A bank person mentioned to me that they think the European Commission’s recommendation on legal tender (22nd March 2010) is, as he put it, “strange and undesirable”.

From Tender moments | Consult Hyperion

After I’d taken the time to read and reflect on the recommendation, I posted a more sober and balanced perspective, giving a reasoned judgement on the recommendations.

the European commission published a bonkers recommendation concerning the legal tender status of the euro

From Electronic legal tender | Consult Hyperion

One of the main reasons that I think the recommendations are bonkers is because they have no strategic context and no economic purpose. They are wholly political, divorced from the dynamics of payment systems in the real world. They are also wholly contradictory. The always excellent Norbert Bielefeld (from the European Savings Bank Group) wrote about this five years ago.

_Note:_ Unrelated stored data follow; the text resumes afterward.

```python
def conv3x3_plus_1x1(x: torch.Tensor, x2: torch.Tensor, wt: torch.Tensor, out: torch.Tensor, *, nimg: int, H: int, W: int,
                     cin: int, c2: int, cout: int, ldx: int, ldx2: int, ldy: int, bias=None, rowbias=None, flags: int = 0,
                     colstats=None, split_k: bool = True, out32=None, gn_ab=None, gn_silu: bool = False):
    lib = load()
    M, K = nimg * H * W, 9 * cin + c2
    ws, ws_bytes = splitk_workspace(x.device, M, cout, K, flags, H * W) if split_k else (None, 0)
    rc = lib.vface_conv3x3_plus_1x1(_p(x), ldx, nimg, H, W, cin, _p(x2), ldx2, c2, _p(wt), K, cout, _p(bias), _p(rowbias),
                                    rowbias.stride(0) if rowbias is not None else 0, _p(out), ldy, _p(zeros_page(x.device)),
                                    flags, dtype_code(x.dtype), _p(colstats),
                                    colstats.stride(0) // 2 if colstats is not None else 0, _p(ws), ws_bytes, _stream(),
                                    _s32(None, out32, gn_ab, gn_silu))
    _check(rc, "vface_conv3x3_plus_1x1")


CLIP_PATCH, CLIP_PATCH_K, CLIP_PATCH_KP = 14, 588, 640
ACT_QUICK_GELU, ACT_GELU_ERF = 0, 1


def clip_patches(img: torch.Tensor, out: torch.Tensor, *, B: int, grid: int, H: int, W: int, ldo: int, prep: bool, mask=None,
# ... 43 lines not shown
```

Before: 8.371.

## Fold Q8 conv split-K into one workgroup with fused epilogue

Adds a FOLD variant of the 8x8-image 3x3 conv kernel. When there are many output tiles and K is short, each workgroup runs every split-K share itself and sums the partial accumulators in registers, instead of launching split_k times as many workgroups that write fp32 partials to HBM. The kernel then does bias, rowbias, residual, output and column statistics in its own epilogue, so the separate reduce kernel is skipped. In exchange there are fewer workgroups (less parallelism), extra accumulator registers, and patch offsets recomputed on each load. Env var VFACE_SPLIT_IN_WG=0 or the new flags force the old path.

```diff
diff --git a/include/vface_hip.h b/include/vface_hip.h
--- a/include/vface_hip.h
+++ b/include/vface_hip.h
@@ -37,6 +37,8 @@
 #define VFACE_TUNE_NO_BIG_TILE 0x20000000
 #define VFACE_TUNE_BIG_W256 0x200000
 #define VFACE_TUNE_BIG_W320 0x400000
+#define VFACE_TUNE_SPLIT_HBM 0x10
+#define VFACE_TUNE_SPLIT_IN_WG 0x20
 
 #define VFACE_FUSION_NONE 0
 #define VFACE_FUSION_REPLACE 1
diff --git a/vface_amd/csrc/conv.hip b/vface_amd/csrc/conv.hip
--- a/vface_amd/csrc/conv.hip
+++ b/vface_amd/csrc/conv.hip
@@ -6,13 +6,14 @@
 
 constexpr int TP = 16;
 
-template <class TT, int NT, int KH, int KW, bool DIAG = false, bool GNT = false, int RM = -1, bool Q8 = false>
+template <class TT, int NT, int KH, int KW, bool DIAG = false, bool GNT = false, int RM = -1, bool Q8 = false, bool FOLD = false>
 __global__ __launch_bounds__(512, 2) void conv_patch_kernel(GemmParams p) {
     using E = typename TT::elem;
     using V8 = typename TT::v8;
     constexpr int BN = 32 * NT;
     constexpr int TAPS = KH * KW;
     static_assert(!Q8 || (KH == 3 && KW == 3 && NT == 4), "the 8x8 form: 3x3 windows, 128-channel tiles");
+    static_assert(!FOLD || (Q8 && !DIAG && !GNT), "the in-workgroup split exists for the 8x8 form only");
     constexpr int PW = Q8 ? 20 : TP + KW - 1, PH = Q8 ? 20 : TP + KH - 1, NPIX = PW * PH;
     constexpr int NPIECES = (NPIX + 7) / 8;
     constexpr int PATCH_BYTES = NPIECES * 1024;
@@ -52,10 +53,10 @@
     const int ntm = Q8 ? (nimg_all + 3) / 4 : nimg_all * tiles_img, ntn = p.N / BN;
     int tm, tn, sk = 0;
     {
-        const int nwg = ntm * ntn * (Q8 ? p.split_k : 1), id = blockIdx.x;
+        const int nwg = ntm * ntn * ((Q8 && !FOLD) ? p.split_k : 1), id = blockIdx.x;
         const int q = nwg >> 3, r = nwg & 7, xcd = id & 7, loc = id >> 3;
         int L = (xcd < r ? xcd * (q + 1) : r * (q + 1) + (xcd - r) * q) + loc;
-        if constexpr (Q8) { sk = L / (ntm * ntn); L -= sk * (ntm * ntn); }
+        if constexpr (Q8 && !FOLD) { sk = L / (ntm * ntn); L -= sk * (ntm * ntn); }
         const int GN = p.tile_group > 0 ? p.tile_group : 8;
         const int g = L / (GN * ntm);
         const int rem = L - g * (GN * ntm);
@@ -74,24 +75,27 @@
     const __amdgpu_buffer_rsrc_t rT = __builtin_amdgcn_make_buffer_rsrc(const_cast<float*>(gn ? p.gn_ab : (const float*)p.Wt), 0, (int)(gn ? p.gn_ab_bytes : 0u), 0x00020000);
 
     constexpr bool TAIL = KH == 3;
-    unsigned poff[PPW], poff2[TAIL ? 4 : 1];
+    unsigned poff[FOLD ? 1 : PPW], poff2[TAIL ? 4 : 1];
     const unsigned pch = (unsigned)((lane & 7) ^ ((lane >> 3) & 7));
-#pragma unroll
-    for (int i = 0; i < PPW; ++i) {
+    auto q8_poff = [&](int i, int ln) -> unsigned {
+        const int pp = (wave + 8 * i) * 8 + (ln >> 3);
+        const int py = pp / PW, px = pp - py * PW;
+        const int qy = py / 10, qx = px / 10, iy = py - qy * 10 - 1, ix = px - qx * 10 - 1, im = img + qy * 2 + qx;
+        const bool ok = pp < NPIX && (unsigned)iy < 8u && (unsigned)ix < 8u && im < nimg_all;
+        const unsigned ch = (unsigned)((ln & 7) ^ ((ln >> 3) & 7));
+        return ok ? (unsigned)(((((long)im * 8 + iy) * 8 + ix) * p.lda + ch * 8) * ES) : OOB;
+    };
+#pragma unroll
+    for (int i = 0; i < (FOLD ? 0 : PPW); ++i) {
+        if constexpr (Q8) { poff[i] = q8_poff(i, lane); continue; }
         const int pp = (wave + 8 * i) * 8 + (lane >> 3);
         const int py = pp / PW, px = pp - py * PW;
-        if constexpr (Q8) {
-            const int qy = py / 10, qx = px / 10, iy = py - qy * 10 - 1, ix = px - qx * 10 - 1, im = img + qy * 2 + qx;
-            const bool ok = pp < NPIX && (unsigned)iy < 8u && (unsigned)ix < 8u && im < nimg_all;
-            poff[i] = ok ? (unsigned)(((((long)im * 8 + iy) * 8 + ix) * p.lda + pch * 8) * ES) : OOB;
-            continue;
-        }
         const int iy = ty0 - p.pad + py, ix = tx0 - p.pad_x + px;
         const bool ok = pp < NPIX && (unsigned)iy < (unsigned)p.H && (unsigned)ix < (unsigned)p.W;
         poff[i] = ok ? (unsigned)(((((long)img * p.H + iy) * p.W + ix) * p.lda + pch * 8) * ES) : OOB;
     }
 #pragma unroll
-    for (int i = 0; i < (TAIL ? 4 : 0); ++i) {
+    for (int i = 0; i < ((TAIL && !FOLD) ? 4 : 0); ++i) {
         const int pp = (wave + 8 * i) * 8 + (lane >> 3);
         const int ly = pp >> 4, lx = pp & 15;
         if constexpr (Q8) {
@@ -102,30 +106,35 @@
         poff2[i] = p.A2 ? (unsigned)(((((long)img * p.H + ty0 + ly) * p.W + tx0 + lx) * p.lda2 + pch * 8) * ES) : OOB;
     }
     unsigned boff[NB_HI];
-#pragma unroll
-    for (int i = 0; i < NB_HI; ++i) {
+    auto w_off = [&](int i, int ln) -> unsigned {
         const int piece = wave + 8 * i;
-        const int row = piece * 8 + (lane >> 3);
-        const unsigned ch = (unsigned)((lane & 7) ^ ((row >> 1) & 7));
-        boff[i] = (piece < BPIECES && n0 + row < p.N) ? (unsigned)((((long)(n0 + row)) * p.ldw + ch * 8) * ES) : OOB;
-    }
+        const int row = piece * 8 + (ln >> 3);
+        const unsigned ch = (unsigned)((ln & 7) ^ ((row >> 1) & 7));
+        return (piece < BPIECES && n0 + row < p.N) ? (unsigned)((((long)(n0 + row)) * p.ldw + ch * 8) * ES) : OOB;
+    };
+#pragma unroll
+    for (int i = 0; i < NB_HI; ++i) boff[i] = (FOLD && i) ? 0u : w_off(i, lane);
 
     const int nchunks_all = p.Cin >> 6;
     int c_begin = 0, nchunks = nchunks_all;
-    if constexpr (Q8) {
-        const long total = (long)nchunks_all * TAPS + ((TAIL && p.A2) ? ((p.K - p.K1) >> 6) : 0);
+    const long q8_total = Q8 ? (long)nchunks_all * TAPS + ((TAIL && p.A2) ? ((p.K - p.K1) >> 6) : 0) : 0;
+    auto share_end = [&](int k, int prev) -> int {
+        const int b = k == p.split_k ? nchunks_all : (int)((k * q8_total / p.split_k + TAPS / 2) / TAPS);
+        return min(max(b, prev + 1), nchunks_all - (p.split_k - k));
+    };
+    if constexpr (Q8 && !FOLD) {
         int prev = 0;
         for (int k = 1; k <= p.split_k; ++k) {
-            int b = k == p.split_k ? nchunks_all : (int)((k * total / p.split_k + TAPS / 2) / TAPS);
-            b = min(max(b, prev + 1), nchunks_all - (p.split_k - k));
+            const int b = share_end(k, prev);
             if (k == sk) c_begin = b;
             if (k == sk + 1) { nchunks = b; break; }
             prev = b;
         }
     }
+    int fold_k = 1, fold_end = FOLD ? share_end(1, 0) : 0;
     const int kt0 = c_begin * TAPS;
     const int T1 = (nchunks - c_begin) * TAPS;
-    const int ntail = (TAIL && p.A2 && (!Q8 || sk == p.split_k - 1)) ? ((p.K - p.K1) >> 6) : 0;
+    const int ntail = (TAIL && p.A2 && (!Q8 || FOLD || sk == p.split_k - 1)) ? ((p.K - p.K1) >> 6) : 0;
     const int T = T1 + ntail;
 
     auto issue_B = [&](int kt, int slot) {
@@ -135,7 +144,10 @@
 #pragma unroll
         for (int i = 0; i < NB_HI; ++i) {
             if (i < NB_LO || wave < NB_SPLIT) {
-                const unsigned off = boff[i] != OOB ? boff[i] + koff : OOB;
+                unsigned bo;
+                if constexpr (FOLD) bo = boff[0] + (unsigned)(i * 64) * (unsigned)p.ldw * ES;
+                else bo = boff[i];
+                const unsigned off = bo != OOB ? bo + koff : OOB;
                 __builtin_amdgcn_raw_ptr_buffer_load_lds(rW, LDS_PTR(dst + (wave + 8 * i) * 1024), 16, off, 0, 0, 0);
             }
         }
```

In an article called “Dare to be bold: electronic legal tender is an option” he wrote for the EPC newsletter (May 2011) he notes that the recommendation on Legal Tender

flatly contradicts the European Union’s strategic objective to switch to electronic payment methods in order to reduce the total social cost of payments across the member states

From Electronic legal tender | Consult Hyperion

So, as you can imagine, I thought I just had to blog something about these recommendations again! The Cash Essentials report sets out the “guiding principles” of the recommendation. Here are the first four, all of which are, in my opinion, wrong.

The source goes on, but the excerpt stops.